§ RECORDS SHOWN
************

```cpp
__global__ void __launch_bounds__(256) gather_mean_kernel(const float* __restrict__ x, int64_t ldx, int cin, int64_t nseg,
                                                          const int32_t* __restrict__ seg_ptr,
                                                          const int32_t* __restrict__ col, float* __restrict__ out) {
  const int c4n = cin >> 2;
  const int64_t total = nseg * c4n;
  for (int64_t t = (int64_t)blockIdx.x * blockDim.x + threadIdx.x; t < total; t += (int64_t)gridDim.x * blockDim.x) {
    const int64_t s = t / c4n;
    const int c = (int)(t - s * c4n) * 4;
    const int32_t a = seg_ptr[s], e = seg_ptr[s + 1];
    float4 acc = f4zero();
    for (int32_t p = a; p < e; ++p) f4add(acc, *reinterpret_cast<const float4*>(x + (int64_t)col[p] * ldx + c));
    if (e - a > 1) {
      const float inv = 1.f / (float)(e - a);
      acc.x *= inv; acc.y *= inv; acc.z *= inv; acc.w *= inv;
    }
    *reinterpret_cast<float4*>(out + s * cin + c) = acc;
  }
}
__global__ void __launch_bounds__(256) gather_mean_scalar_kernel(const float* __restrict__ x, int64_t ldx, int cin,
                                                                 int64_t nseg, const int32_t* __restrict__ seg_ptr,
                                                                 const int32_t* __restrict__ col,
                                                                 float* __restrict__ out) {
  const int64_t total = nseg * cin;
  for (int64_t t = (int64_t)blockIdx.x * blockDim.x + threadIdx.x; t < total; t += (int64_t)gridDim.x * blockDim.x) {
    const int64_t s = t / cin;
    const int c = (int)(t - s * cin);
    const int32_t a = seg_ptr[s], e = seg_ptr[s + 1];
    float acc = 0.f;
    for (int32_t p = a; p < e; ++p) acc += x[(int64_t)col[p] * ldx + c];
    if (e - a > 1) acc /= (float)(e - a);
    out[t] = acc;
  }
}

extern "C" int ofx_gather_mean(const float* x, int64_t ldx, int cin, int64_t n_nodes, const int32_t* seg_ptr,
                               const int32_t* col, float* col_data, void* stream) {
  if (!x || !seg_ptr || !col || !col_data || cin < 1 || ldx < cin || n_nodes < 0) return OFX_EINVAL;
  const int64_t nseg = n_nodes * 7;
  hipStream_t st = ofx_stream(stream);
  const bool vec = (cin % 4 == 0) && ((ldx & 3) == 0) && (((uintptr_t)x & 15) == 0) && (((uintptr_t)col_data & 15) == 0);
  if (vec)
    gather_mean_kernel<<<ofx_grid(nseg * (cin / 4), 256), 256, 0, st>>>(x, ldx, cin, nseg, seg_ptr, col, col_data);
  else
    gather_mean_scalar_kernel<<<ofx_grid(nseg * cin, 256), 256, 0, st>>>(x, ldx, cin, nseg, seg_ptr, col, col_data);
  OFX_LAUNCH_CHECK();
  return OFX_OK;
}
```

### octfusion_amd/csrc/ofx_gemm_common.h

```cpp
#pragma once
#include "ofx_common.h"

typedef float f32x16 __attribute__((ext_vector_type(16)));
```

************

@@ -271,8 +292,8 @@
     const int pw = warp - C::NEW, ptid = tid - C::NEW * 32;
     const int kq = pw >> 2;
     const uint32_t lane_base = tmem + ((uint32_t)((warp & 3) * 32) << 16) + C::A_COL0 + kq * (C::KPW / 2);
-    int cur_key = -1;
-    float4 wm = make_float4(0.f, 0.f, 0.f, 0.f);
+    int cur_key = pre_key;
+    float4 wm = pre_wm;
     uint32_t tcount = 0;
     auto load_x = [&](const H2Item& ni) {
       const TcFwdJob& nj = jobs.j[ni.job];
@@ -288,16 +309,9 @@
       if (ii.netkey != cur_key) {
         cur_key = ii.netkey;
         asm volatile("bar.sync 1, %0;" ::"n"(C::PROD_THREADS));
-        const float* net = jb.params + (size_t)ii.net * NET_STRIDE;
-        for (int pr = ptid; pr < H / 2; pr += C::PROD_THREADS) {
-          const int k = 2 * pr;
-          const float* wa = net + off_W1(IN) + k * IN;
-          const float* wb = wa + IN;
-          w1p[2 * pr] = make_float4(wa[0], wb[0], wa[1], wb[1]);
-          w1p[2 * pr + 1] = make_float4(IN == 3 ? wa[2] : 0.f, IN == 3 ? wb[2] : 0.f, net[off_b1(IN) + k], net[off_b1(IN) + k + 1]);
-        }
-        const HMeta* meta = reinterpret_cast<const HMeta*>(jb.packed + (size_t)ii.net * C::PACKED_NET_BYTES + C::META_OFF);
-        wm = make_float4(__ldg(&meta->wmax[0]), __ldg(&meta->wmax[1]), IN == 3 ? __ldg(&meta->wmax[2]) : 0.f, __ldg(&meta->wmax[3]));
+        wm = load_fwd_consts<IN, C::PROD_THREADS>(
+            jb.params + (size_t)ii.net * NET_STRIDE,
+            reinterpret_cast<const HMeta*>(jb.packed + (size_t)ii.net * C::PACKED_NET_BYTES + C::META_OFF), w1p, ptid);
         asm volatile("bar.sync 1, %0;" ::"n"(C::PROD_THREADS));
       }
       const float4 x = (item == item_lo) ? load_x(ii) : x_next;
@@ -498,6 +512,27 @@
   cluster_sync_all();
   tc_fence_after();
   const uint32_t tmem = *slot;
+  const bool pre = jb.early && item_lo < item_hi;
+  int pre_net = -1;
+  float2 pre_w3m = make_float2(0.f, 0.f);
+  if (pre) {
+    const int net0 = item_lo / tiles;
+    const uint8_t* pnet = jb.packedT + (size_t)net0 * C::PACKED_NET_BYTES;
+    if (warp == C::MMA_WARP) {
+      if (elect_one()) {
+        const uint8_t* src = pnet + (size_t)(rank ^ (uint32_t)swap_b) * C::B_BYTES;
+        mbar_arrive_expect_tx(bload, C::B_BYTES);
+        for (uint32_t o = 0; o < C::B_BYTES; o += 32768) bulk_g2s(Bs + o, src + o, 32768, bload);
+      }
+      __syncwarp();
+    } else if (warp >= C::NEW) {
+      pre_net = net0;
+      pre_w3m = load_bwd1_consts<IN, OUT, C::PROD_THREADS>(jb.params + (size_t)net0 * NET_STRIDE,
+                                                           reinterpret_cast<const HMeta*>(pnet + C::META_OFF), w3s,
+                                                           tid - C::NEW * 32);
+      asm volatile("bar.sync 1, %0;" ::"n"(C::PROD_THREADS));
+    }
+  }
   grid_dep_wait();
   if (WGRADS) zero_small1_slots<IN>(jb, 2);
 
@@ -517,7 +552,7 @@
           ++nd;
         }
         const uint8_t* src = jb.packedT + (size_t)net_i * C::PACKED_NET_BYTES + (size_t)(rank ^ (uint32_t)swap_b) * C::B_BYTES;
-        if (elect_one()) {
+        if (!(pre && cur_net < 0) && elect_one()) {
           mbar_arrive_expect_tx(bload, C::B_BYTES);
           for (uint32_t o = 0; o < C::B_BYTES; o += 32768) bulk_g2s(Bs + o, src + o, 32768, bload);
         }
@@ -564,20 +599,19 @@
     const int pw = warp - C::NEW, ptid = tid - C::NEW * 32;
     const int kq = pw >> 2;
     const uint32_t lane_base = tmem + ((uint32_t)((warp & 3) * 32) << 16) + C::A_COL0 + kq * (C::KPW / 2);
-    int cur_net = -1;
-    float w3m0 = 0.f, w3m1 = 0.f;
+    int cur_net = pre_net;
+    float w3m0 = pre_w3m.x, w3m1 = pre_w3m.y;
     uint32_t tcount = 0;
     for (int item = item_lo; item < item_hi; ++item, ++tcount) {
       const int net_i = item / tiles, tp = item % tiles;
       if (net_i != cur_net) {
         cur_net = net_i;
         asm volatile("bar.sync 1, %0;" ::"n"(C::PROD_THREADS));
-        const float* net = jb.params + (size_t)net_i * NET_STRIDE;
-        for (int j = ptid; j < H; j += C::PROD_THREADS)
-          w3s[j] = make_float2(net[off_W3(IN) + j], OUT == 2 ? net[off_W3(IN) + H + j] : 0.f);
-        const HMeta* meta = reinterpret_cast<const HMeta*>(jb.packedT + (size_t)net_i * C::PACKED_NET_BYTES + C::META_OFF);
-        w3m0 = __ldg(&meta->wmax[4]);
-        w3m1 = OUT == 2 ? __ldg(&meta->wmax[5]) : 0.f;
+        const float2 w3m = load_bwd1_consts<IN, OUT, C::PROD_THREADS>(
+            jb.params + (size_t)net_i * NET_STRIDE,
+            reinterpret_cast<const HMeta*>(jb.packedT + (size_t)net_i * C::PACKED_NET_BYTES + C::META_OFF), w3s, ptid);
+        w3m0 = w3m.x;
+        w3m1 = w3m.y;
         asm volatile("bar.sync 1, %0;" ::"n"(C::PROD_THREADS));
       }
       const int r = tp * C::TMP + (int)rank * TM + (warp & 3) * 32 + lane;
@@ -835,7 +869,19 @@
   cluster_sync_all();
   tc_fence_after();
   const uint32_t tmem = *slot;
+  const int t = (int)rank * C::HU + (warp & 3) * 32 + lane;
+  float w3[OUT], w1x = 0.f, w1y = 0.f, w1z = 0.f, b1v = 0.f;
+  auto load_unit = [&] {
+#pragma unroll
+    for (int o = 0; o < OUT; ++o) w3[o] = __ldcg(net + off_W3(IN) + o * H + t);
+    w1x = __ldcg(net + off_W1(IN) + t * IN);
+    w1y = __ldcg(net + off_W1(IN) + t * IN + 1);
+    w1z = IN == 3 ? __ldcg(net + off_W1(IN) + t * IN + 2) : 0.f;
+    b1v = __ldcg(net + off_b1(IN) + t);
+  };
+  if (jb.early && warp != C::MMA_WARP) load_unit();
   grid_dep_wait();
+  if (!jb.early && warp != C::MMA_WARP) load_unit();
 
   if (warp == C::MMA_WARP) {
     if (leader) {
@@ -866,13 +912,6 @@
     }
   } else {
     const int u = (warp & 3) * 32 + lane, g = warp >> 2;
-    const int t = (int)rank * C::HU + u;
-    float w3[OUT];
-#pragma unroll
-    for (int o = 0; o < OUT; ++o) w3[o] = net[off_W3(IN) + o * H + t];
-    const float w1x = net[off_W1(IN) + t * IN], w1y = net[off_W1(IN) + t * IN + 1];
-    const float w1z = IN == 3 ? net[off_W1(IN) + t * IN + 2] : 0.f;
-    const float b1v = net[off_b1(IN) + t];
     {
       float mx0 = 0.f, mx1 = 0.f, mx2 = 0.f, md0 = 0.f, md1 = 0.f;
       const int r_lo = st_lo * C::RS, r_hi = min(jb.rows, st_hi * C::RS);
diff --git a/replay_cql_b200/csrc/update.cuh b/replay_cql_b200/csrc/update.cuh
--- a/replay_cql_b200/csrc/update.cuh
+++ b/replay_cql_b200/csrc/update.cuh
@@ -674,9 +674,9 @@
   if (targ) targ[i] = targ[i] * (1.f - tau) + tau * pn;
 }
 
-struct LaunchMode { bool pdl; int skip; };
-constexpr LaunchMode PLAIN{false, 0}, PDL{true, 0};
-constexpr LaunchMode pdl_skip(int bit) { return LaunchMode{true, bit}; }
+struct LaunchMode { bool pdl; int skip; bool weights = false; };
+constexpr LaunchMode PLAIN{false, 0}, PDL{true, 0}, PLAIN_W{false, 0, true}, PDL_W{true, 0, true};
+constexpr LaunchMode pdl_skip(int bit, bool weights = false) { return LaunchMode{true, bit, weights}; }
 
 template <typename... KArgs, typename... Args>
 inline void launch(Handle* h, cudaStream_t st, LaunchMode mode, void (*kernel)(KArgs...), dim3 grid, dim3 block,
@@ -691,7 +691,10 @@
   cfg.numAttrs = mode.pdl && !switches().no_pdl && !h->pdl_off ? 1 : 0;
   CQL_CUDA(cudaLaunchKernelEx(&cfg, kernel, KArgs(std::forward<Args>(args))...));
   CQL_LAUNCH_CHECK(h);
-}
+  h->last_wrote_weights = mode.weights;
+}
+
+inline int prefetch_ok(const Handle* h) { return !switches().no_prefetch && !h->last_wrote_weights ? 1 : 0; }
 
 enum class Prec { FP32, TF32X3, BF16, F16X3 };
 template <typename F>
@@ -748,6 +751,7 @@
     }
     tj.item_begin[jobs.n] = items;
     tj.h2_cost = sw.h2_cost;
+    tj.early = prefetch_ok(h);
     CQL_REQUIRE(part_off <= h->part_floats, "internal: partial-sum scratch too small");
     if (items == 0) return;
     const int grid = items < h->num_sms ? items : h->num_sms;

************

§ WHAT IS BEING ASKED
Sift the data above for lines with "bload", then copy each one.

§ YOUR SOLUTION
+        mbar_arrive_expect_tx(bload, C::B_BYTES);
+        for (uint32_t o = 0; o < C::B_BYTES; o += 32768) bulk_g2s(Bs + o, src + o, 32768, bload);
           mbar_arrive_expect_tx(bload, C::B_BYTES);
           for (uint32_t o = 0; o < C::B_BYTES; o += 32768) bulk_g2s(Bs + o, src + o, 32768, bload);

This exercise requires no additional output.